▶ [Records provided]:
##############################

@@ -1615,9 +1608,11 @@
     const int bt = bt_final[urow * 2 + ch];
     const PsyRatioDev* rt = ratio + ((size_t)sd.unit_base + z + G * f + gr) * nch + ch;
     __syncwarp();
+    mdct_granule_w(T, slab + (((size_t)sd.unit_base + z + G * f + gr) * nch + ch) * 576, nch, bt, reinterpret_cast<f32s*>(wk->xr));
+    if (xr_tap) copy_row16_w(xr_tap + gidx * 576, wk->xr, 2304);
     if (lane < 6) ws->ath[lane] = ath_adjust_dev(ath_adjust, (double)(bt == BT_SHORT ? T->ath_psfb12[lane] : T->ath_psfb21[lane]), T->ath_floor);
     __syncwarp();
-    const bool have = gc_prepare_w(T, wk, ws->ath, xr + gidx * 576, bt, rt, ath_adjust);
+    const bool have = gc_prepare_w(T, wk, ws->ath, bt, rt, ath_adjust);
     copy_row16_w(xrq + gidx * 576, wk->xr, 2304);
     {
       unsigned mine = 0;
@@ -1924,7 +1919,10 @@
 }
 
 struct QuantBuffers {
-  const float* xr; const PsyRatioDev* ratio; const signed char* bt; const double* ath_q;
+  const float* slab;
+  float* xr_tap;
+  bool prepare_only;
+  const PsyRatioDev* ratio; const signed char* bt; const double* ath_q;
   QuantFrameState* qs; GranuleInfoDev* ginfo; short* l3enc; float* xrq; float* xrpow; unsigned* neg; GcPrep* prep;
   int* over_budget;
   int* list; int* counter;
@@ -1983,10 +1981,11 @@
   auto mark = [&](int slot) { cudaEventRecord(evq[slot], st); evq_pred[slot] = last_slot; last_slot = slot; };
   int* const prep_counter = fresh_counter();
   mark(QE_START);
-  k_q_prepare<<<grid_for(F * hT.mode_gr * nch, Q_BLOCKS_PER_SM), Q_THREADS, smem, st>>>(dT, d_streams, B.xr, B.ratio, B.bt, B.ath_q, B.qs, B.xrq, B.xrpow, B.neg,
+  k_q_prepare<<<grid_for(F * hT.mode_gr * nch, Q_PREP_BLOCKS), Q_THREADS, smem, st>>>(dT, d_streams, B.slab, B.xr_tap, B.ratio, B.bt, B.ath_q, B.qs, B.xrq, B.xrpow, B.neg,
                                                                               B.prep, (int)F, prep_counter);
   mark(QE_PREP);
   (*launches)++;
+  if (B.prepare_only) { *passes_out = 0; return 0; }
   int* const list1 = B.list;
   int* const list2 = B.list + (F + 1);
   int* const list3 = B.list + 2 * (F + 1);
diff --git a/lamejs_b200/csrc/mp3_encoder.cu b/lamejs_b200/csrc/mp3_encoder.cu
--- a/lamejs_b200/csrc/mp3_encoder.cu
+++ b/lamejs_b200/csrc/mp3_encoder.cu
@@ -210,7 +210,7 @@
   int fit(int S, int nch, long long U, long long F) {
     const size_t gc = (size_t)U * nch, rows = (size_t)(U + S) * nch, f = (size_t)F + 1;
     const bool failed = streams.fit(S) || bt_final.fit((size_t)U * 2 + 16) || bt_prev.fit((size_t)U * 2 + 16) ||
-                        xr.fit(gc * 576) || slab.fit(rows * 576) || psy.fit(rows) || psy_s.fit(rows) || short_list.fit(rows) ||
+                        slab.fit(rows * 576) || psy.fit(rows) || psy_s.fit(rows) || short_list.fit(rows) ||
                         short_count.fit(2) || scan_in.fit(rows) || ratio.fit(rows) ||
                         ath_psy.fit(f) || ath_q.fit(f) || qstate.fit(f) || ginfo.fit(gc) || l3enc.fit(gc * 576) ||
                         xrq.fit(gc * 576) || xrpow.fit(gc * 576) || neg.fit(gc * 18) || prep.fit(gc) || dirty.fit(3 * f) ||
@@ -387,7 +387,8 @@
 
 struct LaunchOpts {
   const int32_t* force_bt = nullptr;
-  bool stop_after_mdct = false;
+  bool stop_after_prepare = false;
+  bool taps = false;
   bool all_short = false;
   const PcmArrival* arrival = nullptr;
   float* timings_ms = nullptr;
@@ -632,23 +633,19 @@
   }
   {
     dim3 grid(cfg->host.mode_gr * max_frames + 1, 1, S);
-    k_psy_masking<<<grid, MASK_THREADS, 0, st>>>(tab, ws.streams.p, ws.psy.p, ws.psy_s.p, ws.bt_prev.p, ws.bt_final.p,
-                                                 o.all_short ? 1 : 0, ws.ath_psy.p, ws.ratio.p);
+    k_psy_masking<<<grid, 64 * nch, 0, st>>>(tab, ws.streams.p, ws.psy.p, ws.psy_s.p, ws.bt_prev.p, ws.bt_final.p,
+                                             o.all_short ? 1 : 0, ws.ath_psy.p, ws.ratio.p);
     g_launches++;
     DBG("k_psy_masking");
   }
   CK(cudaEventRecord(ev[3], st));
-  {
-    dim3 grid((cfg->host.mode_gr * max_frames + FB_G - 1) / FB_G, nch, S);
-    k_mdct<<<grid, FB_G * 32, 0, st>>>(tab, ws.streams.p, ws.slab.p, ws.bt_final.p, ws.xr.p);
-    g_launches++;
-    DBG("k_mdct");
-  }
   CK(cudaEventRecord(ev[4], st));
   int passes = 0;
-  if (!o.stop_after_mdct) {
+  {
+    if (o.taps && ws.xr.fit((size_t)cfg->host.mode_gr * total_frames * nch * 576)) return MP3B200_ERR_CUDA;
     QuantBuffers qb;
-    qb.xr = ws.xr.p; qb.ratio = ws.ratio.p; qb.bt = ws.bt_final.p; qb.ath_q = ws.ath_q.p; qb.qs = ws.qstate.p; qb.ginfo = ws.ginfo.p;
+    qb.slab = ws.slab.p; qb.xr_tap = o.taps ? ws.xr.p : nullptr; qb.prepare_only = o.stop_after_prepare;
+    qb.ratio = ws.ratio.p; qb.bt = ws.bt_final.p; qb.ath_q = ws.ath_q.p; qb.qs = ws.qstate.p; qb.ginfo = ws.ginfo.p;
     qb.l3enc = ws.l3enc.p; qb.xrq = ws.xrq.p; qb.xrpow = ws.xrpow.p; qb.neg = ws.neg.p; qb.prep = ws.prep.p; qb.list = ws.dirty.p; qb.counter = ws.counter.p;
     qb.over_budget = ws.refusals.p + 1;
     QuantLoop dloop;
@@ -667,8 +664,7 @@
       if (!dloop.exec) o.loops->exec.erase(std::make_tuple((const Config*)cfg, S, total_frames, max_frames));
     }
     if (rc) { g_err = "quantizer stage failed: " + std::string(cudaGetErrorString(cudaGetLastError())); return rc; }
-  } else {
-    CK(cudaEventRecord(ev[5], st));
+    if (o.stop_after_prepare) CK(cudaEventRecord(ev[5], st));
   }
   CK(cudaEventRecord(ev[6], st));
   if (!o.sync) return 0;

##############################

▶ [What to do]:
Reproduce the records above line by line, without any change, up to and including the line that holds "576, bt, rt, ath_adjust);".

▶ [Written response]:
@@ -1615,9 +1608,11 @@
     const int bt = bt_final[urow * 2 + ch];
     const PsyRatioDev* rt = ratio + ((size_t)sd.unit_base + z + G * f + gr) * nch + ch;
     __syncwarp();
+    mdct_granule_w(T, slab + (((size_t)sd.unit_base + z + G * f + gr) * nch + ch) * 576, nch, bt, reinterpret_cast<f32s*>(wk->xr));
+    if (xr_tap) copy_row16_w(xr_tap + gidx * 576, wk->xr, 2304);
     if (lane < 6) ws->ath[lane] = ath_adjust_dev(ath_adjust, (double)(bt == BT_SHORT ? T->ath_psfb12[lane] : T->ath_psfb21[lane]), T->ath_floor);
     __syncwarp();
-    const bool have = gc_prepare_w(T, wk, ws->ath, xr + gidx * 576, bt, rt, ath_adjust);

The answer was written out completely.